SOURCE INFORMATION Block Start
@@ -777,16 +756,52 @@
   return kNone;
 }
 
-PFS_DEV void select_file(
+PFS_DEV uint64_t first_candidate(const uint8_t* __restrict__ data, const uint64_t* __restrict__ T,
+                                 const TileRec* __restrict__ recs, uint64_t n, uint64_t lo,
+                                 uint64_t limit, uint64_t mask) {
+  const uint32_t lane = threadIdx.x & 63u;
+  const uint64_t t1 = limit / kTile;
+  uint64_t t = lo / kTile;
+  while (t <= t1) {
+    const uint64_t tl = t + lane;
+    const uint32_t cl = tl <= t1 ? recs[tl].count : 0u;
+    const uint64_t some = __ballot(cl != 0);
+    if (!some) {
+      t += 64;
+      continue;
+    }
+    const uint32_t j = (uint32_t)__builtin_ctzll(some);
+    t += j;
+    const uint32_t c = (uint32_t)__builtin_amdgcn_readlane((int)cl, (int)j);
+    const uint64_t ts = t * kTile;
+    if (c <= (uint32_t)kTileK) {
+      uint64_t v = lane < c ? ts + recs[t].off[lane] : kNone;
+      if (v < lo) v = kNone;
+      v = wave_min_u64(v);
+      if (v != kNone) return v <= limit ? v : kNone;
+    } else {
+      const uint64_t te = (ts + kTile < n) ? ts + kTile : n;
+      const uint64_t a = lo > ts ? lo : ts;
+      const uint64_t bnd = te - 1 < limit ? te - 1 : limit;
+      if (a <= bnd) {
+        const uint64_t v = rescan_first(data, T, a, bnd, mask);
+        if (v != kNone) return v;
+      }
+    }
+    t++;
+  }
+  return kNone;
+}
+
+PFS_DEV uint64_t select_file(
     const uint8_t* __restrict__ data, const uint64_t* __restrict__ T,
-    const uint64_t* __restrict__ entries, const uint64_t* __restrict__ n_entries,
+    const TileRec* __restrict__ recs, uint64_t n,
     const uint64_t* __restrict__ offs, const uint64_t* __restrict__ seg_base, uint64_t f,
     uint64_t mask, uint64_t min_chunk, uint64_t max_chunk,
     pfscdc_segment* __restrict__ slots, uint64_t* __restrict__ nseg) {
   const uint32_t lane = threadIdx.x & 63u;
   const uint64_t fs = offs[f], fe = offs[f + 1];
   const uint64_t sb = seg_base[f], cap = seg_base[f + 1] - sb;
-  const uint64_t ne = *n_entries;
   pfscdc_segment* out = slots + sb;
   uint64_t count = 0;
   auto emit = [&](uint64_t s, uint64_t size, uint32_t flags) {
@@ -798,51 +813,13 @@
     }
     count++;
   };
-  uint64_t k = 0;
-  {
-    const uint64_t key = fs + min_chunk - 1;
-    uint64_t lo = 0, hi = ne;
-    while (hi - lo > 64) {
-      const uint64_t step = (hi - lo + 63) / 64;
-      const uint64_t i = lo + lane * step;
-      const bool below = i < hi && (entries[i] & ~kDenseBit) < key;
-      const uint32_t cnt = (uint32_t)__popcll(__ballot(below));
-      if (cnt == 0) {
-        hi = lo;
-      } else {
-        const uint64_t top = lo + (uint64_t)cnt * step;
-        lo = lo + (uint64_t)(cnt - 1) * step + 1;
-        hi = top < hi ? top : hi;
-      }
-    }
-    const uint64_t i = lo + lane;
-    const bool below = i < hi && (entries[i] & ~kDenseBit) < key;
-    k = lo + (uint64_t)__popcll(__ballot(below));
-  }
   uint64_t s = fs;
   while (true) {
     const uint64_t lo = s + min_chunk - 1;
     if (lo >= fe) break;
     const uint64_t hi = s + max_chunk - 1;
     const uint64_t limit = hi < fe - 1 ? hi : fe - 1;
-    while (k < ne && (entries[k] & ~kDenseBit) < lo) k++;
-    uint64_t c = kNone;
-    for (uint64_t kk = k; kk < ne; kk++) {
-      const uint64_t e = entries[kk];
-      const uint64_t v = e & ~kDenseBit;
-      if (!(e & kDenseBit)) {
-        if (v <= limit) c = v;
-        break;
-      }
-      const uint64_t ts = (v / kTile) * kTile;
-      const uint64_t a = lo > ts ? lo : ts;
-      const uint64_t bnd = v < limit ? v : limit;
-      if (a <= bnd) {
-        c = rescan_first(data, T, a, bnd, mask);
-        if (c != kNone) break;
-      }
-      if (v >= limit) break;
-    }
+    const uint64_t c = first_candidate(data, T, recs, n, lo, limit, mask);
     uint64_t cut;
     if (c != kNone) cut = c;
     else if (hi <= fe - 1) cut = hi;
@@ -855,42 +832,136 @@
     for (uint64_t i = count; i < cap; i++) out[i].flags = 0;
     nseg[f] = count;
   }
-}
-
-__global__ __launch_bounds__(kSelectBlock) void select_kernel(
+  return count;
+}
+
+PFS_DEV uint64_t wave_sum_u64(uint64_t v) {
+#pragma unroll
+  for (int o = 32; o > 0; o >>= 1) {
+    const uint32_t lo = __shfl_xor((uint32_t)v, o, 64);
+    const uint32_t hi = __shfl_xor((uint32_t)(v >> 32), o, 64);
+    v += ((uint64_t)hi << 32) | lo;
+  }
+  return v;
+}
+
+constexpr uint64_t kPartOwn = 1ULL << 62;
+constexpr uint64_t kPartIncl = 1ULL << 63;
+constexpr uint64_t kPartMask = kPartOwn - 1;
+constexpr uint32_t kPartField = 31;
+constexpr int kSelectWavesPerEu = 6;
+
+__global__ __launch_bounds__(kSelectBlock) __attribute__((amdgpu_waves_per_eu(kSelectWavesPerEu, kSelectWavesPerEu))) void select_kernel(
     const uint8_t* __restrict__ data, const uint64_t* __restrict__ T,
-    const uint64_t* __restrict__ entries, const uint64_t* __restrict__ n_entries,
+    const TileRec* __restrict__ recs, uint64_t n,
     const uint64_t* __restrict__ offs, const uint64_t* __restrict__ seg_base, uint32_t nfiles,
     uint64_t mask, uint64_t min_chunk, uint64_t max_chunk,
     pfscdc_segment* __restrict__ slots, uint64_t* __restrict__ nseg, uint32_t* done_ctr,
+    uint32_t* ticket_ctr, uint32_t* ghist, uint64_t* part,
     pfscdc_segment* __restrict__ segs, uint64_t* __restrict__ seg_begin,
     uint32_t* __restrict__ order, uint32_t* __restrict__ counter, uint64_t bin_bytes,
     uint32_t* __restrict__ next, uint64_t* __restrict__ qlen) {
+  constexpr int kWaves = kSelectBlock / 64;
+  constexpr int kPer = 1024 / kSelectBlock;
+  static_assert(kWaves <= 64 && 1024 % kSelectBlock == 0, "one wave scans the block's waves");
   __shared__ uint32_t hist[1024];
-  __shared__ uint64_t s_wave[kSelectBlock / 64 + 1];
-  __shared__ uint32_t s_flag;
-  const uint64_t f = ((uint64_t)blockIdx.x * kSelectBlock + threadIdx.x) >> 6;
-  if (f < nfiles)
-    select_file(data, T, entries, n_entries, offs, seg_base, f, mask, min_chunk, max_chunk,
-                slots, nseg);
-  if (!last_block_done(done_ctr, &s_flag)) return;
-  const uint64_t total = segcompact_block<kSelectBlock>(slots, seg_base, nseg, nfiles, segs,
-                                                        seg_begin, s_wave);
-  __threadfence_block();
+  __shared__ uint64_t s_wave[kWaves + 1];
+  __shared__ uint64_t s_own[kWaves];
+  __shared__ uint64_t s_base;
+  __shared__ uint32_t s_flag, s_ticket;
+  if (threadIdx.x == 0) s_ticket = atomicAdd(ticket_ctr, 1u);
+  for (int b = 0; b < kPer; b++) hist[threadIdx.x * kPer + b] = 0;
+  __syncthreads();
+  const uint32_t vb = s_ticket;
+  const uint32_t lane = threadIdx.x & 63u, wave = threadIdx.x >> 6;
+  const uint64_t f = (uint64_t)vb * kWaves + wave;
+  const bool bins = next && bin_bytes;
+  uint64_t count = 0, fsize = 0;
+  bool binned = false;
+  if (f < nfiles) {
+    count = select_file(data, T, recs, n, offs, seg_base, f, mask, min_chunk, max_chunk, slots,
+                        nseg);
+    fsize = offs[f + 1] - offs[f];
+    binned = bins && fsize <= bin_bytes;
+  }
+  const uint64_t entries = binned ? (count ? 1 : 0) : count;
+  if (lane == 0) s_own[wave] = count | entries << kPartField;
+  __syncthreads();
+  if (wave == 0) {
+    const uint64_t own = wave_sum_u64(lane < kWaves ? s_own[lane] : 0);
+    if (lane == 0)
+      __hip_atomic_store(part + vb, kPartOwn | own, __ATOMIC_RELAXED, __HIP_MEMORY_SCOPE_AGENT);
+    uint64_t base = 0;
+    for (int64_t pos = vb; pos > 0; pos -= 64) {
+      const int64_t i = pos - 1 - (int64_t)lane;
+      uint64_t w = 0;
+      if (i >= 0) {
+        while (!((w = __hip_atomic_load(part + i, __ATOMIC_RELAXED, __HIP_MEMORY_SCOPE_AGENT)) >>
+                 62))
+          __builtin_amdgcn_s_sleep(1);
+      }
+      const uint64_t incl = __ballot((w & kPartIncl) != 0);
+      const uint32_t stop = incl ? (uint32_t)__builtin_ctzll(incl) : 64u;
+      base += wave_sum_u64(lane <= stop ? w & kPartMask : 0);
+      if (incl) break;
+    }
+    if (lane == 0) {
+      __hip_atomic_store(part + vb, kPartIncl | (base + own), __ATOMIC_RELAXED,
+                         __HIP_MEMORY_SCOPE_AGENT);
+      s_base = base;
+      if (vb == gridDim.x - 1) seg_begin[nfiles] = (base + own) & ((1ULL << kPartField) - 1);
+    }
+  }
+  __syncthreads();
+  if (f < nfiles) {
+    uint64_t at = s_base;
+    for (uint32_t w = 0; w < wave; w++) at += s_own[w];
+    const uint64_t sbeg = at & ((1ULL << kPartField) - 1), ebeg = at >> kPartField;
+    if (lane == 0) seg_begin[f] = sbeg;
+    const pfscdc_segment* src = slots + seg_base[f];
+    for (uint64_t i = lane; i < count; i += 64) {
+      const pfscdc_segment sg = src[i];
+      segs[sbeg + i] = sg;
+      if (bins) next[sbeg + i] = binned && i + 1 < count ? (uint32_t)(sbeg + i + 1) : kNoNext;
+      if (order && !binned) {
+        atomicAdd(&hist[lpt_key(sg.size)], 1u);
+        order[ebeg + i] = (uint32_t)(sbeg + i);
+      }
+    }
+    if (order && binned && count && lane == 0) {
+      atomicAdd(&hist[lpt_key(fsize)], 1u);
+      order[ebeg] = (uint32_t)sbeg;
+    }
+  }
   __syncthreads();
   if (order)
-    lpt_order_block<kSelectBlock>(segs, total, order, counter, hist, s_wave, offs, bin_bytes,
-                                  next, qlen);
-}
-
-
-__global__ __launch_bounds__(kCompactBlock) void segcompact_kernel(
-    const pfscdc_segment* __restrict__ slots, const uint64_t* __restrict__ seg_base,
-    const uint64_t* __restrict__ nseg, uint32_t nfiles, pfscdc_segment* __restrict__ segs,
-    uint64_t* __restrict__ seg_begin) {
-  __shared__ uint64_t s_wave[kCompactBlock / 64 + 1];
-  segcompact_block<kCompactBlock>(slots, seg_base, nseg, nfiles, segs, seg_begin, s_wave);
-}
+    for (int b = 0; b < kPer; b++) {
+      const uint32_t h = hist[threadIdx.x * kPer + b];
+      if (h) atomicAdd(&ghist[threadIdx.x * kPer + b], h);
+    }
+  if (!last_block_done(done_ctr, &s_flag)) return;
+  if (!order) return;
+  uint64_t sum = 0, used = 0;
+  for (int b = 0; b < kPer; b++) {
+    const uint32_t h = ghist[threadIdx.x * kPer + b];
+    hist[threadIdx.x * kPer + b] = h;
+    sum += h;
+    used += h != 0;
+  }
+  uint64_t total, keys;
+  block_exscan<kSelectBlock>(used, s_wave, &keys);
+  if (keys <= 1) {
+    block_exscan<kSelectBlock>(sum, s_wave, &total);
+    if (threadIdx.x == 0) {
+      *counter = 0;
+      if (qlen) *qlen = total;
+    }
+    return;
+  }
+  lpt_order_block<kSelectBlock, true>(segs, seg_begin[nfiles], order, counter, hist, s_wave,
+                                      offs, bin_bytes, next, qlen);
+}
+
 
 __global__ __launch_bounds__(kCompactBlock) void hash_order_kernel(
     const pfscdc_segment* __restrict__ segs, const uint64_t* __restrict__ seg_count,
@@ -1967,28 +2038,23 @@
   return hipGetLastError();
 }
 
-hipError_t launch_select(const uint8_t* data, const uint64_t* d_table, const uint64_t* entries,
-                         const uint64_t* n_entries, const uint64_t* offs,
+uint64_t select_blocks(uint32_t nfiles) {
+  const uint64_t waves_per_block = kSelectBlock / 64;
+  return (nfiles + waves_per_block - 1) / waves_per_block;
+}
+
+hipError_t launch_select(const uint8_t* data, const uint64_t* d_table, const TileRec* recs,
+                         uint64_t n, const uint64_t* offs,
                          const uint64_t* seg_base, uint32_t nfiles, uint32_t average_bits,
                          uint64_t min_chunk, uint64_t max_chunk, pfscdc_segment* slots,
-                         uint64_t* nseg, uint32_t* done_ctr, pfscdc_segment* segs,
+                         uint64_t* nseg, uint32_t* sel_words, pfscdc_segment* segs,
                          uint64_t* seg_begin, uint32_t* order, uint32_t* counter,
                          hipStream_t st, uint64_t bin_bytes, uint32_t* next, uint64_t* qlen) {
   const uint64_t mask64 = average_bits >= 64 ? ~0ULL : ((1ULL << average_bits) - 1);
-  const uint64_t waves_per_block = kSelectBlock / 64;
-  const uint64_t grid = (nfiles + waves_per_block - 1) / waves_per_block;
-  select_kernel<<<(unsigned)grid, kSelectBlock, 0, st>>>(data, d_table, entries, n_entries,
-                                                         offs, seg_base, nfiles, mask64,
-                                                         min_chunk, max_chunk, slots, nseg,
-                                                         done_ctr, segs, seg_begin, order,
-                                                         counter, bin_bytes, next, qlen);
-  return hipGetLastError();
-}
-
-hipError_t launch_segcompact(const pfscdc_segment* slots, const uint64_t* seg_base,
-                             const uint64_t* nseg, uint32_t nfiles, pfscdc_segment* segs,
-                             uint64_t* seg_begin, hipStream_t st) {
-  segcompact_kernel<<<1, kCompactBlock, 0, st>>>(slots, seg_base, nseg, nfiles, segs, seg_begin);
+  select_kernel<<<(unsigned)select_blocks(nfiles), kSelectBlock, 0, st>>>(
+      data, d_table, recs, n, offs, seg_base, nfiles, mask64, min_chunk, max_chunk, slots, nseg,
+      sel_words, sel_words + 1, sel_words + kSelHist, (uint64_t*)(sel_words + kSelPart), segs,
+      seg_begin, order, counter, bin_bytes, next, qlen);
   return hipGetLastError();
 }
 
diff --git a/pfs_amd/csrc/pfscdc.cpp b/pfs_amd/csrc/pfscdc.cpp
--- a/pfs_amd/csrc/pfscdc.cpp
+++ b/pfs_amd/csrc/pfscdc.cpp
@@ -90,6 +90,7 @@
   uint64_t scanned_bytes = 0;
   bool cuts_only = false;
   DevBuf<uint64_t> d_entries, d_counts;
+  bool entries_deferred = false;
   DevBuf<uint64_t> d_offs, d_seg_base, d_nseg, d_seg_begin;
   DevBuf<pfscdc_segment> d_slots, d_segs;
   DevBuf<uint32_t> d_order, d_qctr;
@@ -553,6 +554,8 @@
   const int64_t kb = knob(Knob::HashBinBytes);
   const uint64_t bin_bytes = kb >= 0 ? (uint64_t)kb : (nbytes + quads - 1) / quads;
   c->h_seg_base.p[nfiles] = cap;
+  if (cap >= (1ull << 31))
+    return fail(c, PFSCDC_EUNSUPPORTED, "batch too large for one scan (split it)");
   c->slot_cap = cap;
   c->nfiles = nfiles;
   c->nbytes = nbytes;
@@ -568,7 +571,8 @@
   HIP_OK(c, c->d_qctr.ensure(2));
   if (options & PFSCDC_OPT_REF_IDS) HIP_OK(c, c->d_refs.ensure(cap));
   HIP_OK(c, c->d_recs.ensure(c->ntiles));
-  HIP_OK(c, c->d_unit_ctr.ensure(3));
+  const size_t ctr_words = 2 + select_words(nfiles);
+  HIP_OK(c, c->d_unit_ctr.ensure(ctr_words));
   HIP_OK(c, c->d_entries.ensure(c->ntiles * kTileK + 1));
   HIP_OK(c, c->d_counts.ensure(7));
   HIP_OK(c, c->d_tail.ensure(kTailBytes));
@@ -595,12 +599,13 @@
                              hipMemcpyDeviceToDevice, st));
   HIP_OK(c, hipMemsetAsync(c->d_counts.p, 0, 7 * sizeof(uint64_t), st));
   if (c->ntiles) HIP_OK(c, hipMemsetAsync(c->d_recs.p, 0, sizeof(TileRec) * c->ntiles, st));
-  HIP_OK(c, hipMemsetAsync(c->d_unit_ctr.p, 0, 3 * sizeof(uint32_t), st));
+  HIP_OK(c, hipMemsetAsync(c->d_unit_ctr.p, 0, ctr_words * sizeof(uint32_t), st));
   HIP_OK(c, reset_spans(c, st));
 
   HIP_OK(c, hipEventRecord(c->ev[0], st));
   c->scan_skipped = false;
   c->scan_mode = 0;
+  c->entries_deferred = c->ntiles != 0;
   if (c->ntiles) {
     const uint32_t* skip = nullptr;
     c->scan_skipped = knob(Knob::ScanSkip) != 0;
SOURCE INFORMATION Block End
## WORK ORDER
The output must consist solely of the lines from the first line of the records through the line containing "pfscdc_segment* __restrict__ slots, uint64_t* __restrict__ nseg)", reproduced exactly.

## REPLY TO THE EXERCISE
@@ -777,16 +756,52 @@
   return kNone;
 }
 
-PFS_DEV void select_file(
+PFS_DEV uint64_t first_candidate(const uint8_t* __restrict__ data, const uint64_t* __restrict__ T,
+                                 const TileRec* __restrict__ recs, uint64_t n, uint64_t lo,
+                                 uint64_t limit, uint64_t mask) {
+  const uint32_t lane = threadIdx.x & 63u;
+  const uint64_t t1 = limit / kTile;
+  uint64_t t = lo / kTile;
+  while (t <= t1) {
+    const uint64_t tl = t + lane;
+    const uint32_t cl = tl <= t1 ? recs[tl].count : 0u;
+    const uint64_t some = __ballot(cl != 0);
+    if (!some) {
+      t += 64;
+      continue;
+    }
+    const uint32_t j = (uint32_t)__builtin_ctzll(some);
+    t += j;
+    const uint32_t c = (uint32_t)__builtin_amdgcn_readlane((int)cl, (int)j);
+    const uint64_t ts = t * kTile;
+    if (c <= (uint32_t)kTileK) {
+      uint64_t v = lane < c ? ts + recs[t].off[lane] : kNone;
+      if (v < lo) v = kNone;
+      v = wave_min_u64(v);
+      if (v != kNone) return v <= limit ? v : kNone;
+    } else {
+      const uint64_t te = (ts + kTile < n) ? ts + kTile : n;
+      const uint64_t a = lo > ts ? lo : ts;
+      const uint64_t bnd = te - 1 < limit ? te - 1 : limit;
+      if (a <= bnd) {
+        const uint64_t v = rescan_first(data, T, a, bnd, mask);
+        if (v != kNone) return v;
+      }
+    }
+    t++;
+  }
+  return kNone;
+}
+
+PFS_DEV uint64_t select_file(
     const uint8_t* __restrict__ data, const uint64_t* __restrict__ T,
-    const uint64_t* __restrict__ entries, const uint64_t* __restrict__ n_entries,
+    const TileRec* __restrict__ recs, uint64_t n,
     const uint64_t* __restrict__ offs, const uint64_t* __restrict__ seg_base, uint64_t f,
     uint64_t mask, uint64_t min_chunk, uint64_t max_chunk,
     pfscdc_segment* __restrict__ slots, uint64_t* __restrict__ nseg) {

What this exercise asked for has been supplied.